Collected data

= = = =

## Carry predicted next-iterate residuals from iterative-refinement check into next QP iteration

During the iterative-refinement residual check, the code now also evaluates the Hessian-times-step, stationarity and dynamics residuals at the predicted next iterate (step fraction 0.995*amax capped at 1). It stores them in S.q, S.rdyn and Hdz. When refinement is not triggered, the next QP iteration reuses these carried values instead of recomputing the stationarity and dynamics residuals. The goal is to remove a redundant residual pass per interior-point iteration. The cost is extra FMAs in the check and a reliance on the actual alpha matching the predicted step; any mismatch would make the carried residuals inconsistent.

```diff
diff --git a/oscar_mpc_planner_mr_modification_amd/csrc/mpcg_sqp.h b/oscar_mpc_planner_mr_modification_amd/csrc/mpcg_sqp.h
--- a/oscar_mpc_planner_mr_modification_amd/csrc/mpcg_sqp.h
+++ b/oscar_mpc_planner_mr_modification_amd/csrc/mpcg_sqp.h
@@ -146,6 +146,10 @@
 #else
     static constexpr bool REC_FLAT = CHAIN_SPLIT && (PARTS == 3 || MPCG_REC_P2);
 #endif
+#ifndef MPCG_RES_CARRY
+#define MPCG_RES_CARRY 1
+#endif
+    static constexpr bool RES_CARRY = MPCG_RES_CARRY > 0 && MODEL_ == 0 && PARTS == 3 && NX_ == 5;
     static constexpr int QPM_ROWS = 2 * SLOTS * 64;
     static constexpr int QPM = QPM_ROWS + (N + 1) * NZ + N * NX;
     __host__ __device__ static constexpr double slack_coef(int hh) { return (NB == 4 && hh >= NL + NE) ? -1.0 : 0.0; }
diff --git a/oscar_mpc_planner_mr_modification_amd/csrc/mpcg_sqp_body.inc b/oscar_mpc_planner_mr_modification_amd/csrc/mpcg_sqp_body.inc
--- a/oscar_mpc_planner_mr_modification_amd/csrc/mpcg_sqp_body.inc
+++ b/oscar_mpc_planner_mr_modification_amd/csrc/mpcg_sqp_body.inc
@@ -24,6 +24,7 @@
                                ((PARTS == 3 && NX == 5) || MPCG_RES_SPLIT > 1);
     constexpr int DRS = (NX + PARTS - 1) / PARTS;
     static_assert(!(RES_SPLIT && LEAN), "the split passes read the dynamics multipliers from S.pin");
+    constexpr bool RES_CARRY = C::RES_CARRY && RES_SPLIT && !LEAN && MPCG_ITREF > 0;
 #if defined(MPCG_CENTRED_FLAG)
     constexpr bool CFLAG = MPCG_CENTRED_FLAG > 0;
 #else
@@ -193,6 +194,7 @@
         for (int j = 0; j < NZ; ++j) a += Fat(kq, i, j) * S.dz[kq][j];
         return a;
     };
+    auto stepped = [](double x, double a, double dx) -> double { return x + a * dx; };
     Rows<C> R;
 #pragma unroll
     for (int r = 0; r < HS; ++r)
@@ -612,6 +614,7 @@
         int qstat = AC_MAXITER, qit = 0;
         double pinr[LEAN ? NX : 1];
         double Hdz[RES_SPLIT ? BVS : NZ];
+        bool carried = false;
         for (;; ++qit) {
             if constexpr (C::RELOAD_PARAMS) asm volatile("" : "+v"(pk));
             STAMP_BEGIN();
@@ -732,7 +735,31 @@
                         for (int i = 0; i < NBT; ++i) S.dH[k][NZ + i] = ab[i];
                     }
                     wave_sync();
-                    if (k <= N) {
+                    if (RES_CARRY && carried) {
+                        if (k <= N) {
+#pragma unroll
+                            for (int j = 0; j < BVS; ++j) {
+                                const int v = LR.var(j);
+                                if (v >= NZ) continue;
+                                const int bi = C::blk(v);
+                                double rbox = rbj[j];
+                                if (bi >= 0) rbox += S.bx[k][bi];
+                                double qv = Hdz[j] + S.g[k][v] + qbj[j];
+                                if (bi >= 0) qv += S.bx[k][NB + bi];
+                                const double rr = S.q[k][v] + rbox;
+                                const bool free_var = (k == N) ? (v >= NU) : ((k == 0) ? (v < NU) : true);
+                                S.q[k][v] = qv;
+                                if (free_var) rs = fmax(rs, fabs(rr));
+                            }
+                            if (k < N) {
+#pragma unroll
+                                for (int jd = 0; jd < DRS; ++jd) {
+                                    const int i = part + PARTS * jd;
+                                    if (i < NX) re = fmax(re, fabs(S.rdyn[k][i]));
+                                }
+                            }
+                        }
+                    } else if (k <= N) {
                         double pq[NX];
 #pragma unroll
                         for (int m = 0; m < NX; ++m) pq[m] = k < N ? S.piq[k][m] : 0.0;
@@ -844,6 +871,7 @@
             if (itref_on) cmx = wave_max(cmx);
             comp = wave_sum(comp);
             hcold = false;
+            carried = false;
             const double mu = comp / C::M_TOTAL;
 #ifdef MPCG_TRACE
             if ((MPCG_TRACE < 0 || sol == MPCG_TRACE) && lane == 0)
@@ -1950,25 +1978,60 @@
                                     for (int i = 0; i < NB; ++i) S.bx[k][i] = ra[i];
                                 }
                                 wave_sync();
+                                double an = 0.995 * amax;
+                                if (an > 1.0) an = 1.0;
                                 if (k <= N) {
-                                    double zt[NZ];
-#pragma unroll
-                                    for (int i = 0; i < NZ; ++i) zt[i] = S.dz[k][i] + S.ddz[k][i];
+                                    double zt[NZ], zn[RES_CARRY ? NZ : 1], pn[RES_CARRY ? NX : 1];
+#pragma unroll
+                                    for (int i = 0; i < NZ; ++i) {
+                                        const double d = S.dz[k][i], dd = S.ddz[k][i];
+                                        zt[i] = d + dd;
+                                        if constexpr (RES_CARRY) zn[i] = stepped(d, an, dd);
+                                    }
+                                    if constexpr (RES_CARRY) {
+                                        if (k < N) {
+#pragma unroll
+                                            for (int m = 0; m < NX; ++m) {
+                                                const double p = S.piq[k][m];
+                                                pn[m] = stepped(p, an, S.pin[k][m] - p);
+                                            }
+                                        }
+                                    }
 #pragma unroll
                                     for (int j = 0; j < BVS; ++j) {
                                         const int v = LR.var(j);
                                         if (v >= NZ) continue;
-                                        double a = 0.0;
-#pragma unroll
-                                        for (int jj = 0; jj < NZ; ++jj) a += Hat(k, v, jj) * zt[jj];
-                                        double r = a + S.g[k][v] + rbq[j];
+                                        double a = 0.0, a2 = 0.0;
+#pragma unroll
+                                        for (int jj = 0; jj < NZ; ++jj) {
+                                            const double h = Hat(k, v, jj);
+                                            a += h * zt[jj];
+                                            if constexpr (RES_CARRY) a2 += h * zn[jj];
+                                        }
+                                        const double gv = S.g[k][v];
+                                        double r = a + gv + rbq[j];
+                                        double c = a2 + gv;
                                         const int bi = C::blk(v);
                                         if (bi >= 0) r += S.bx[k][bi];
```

= = = =

Task requirements: Reproduce each record exactly as written above.

Reply:
## Carry predicted next-iterate residuals from iterative-refinement check into next QP iteration

During the iterative-refinement residual check, the code now also evaluates the Hessian-times-step, stationarity and dynamics residuals at the predicted next iterate (step fraction 0.995*amax capped at 1). It stores them in S.q, S.rdyn and Hdz. When refinement is not triggered, the next QP iteration reuses these carried values instead of recomputing the stationarity and dynamics residuals. The goal is to remove a redundant residual pass per interior-point iteration. The cost is extra FMAs in the check and a reliance on the actual alpha matching the predicted step; any mismatch would make the carried residuals inconsistent.

```diff
diff --git a/oscar_mpc_planner_mr_modification_amd/csrc/mpcg_sqp.h b/oscar_mpc_planner_mr_modification_amd/csrc/mpcg_sqp.h
--- a/oscar_mpc_planner_mr_modification_amd/csrc/mpcg_sqp.h
+++ b/oscar_mpc_planner_mr_modification_amd/csrc/mpcg_sqp.h
@@ -146,6 +146,10 @@
 #else
     static constexpr bool REC_FLAT = CHAIN_SPLIT && (PARTS == 3 || MPCG_REC_P2);
 #endif
+#ifndef MPCG_RES_CARRY
+#define MPCG_RES_CARRY 1
+#endif
+    static constexpr bool RES_CARRY = MPCG_RES_CARRY > 0 && MODEL_ == 0 && PARTS == 3 && NX_ == 5;
     static constexpr int QPM_ROWS = 2 * SLOTS * 64;
     static constexpr int QPM = QPM_ROWS + (N + 1) * NZ + N * NX;
     __host__ __device__ static constexpr double slack_coef(int hh) { return (NB == 4 && hh >= NL + NE) ? -1.0 : 0.0; }
diff --git a/oscar_mpc_planner_mr_modification_amd/csrc/mpcg_sqp_body.inc b/oscar_mpc_planner_mr_modification_amd/csrc/mpcg_sqp_body.inc
--- a/oscar_mpc_planner_mr_modification_amd/csrc/mpcg_sqp_body.inc
+++ b/oscar_mpc_planner_mr_modification_amd/csrc/mpcg_sqp_body.inc
@@ -24,6 +24,7 @@
                                ((PARTS == 3 && NX == 5) || MPCG_RES_SPLIT > 1);
     constexpr int DRS = (NX + PARTS - 1) / PARTS;
     static_assert(!(RES_SPLIT && LEAN), "the split passes read the dynamics multipliers from S.pin");
+    constexpr bool RES_CARRY = C::RES_CARRY && RES_SPLIT && !LEAN && MPCG_ITREF > 0;
 #if defined(MPCG_CENTRED_FLAG)
     constexpr bool CFLAG = MPCG_CENTRED_FLAG > 0;
 #else
@@ -193,6 +194,7 @@
         for (int j = 0; j < NZ; ++j) a += Fat(kq, i, j) * S.dz[kq][j];
         return a;
     };
+    auto stepped = [](double x, double a, double dx) -> double { return x + a * dx; };
     Rows<C> R;
 #pragma unroll
     for (int r = 0; r < HS; ++r)
@@ -612,6 +614,7 @@
         int qstat = AC_MAXITER, qit = 0;
         double pinr[LEAN ? NX : 1];
         double Hdz[RES_SPLIT ? BVS : NZ];
+        bool carried = false;
         for (;; ++qit) {
             if constexpr (C::RELOAD_PARAMS) asm volatile("" : "+v"(pk));
             STAMP_BEGIN();
@@ -732,7 +735,31 @@
                         for (int i = 0; i < NBT; ++i) S.dH[k][NZ + i] = ab[i];
                     }
                     wave_sync();
-                    if (k <= N) {
+                    if (RES_CARRY && carried) {
+                        if (k <= N) {
+#pragma unroll
+                            for (int j = 0; j < BVS; ++j) {
+                                const int v = LR.var(j);
+                                if (v >= NZ) continue;
+                                const int bi = C::blk(v);
+                                double rbox = rbj[j];
+                                if (bi >= 0) rbox += S.bx[k][bi];
+                                double qv = Hdz[j] + S.g[k][v] + qbj[j];
+                                if (bi >= 0) qv += S.bx[k][NB + bi];
+                                const double rr = S.q[k][v] + rbox;
+                                const bool free_var = (k == N) ? (v >= NU) : ((k == 0) ? (v < NU) : true);
+                                S.q[k][v] = qv;
+                                if (free_var) rs = fmax(rs, fabs(rr));
+                            }
+                            if (k < N) {
+#pragma unroll
+                                for (int jd = 0; jd < DRS; ++jd) {
+                                    const int i = part + PARTS * jd;
+                                    if (i < NX) re = fmax(re, fabs(S.rdyn[k][i]));
+                                }
+                            }
+                        }
+                    } else if (k <= N) {
                         double pq[NX];
 #pragma unroll
                         for (int m = 0; m < NX; ++m) pq[m] = k < N ? S.piq[k][m] : 0.0;
@@ -844,6 +871,7 @@
             if (itref_on) cmx = wave_max(cmx);
             comp = wave_sum(comp);
             hcold = false;
+            carried = false;
             const double mu = comp / C::M_TOTAL;
 #ifdef MPCG_TRACE
             if ((MPCG_TRACE < 0 || sol == MPCG_TRACE) && lane == 0)
@@ -1950,25 +1978,60 @@
                                     for (int i = 0; i < NB; ++i) S.bx[k][i] = ra[i];
                                 }
                                 wave_sync();
+                                double an = 0.995 * amax;
+                                if (an > 1.0) an = 1.0;
                                 if (k <= N) {
-                                    double zt[NZ];
-#pragma unroll
-                                    for (int i = 0; i < NZ; ++i) zt[i] = S.dz[k][i] + S.ddz[k][i];
+                                    double zt[NZ], zn[RES_CARRY ? NZ : 1], pn[RES_CARRY ? NX : 1];
+#pragma unroll
+                                    for (int i = 0; i < NZ; ++i) {
+                                        const double d = S.dz[k][i], dd = S.ddz[k][i];
+                                        zt[i] = d + dd;
+                                        if constexpr (RES_CARRY) zn[i] = stepped(d, an, dd);
+                                    }
+                                    if constexpr (RES_CARRY) {
+                                        if (k < N) {
+#pragma unroll
+                                            for (int m = 0; m < NX; ++m) {
+                                                const double p = S.piq[k][m];
+                                                pn[m] = stepped(p, an, S.pin[k][m] - p);
+                                            }
+                                        }
+                                    }
 #pragma unroll
                                     for (int j = 0; j < BVS; ++j) {
                                         const int v = LR.var(j);
                                         if (v >= NZ) continue;
-                                        double a = 0.0;
-#pragma unroll
-                                        for (int jj = 0; jj < NZ; ++jj) a += Hat(k, v, jj) * zt[jj];
-                                        double r = a + S.g[k][v] + rbq[j];
+                                        double a = 0.0, a2 = 0.0;
+#pragma unroll
+                                        for (int jj = 0; jj < NZ; ++jj) {
+                                            const double h = Hat(k, v, jj);
+                                            a += h * zt[jj];
+                                            if constexpr (RES_CARRY) a2 += h * zn[jj];
+                                        }
+                                        const double gv = S.g[k][v];
+                                        double r = a + gv + rbq[j];
+                                        double c = a2 + gv;
                                         const int bi = C::blk(v);
                                         if (bi >= 0) r += S.bx[k][bi];
```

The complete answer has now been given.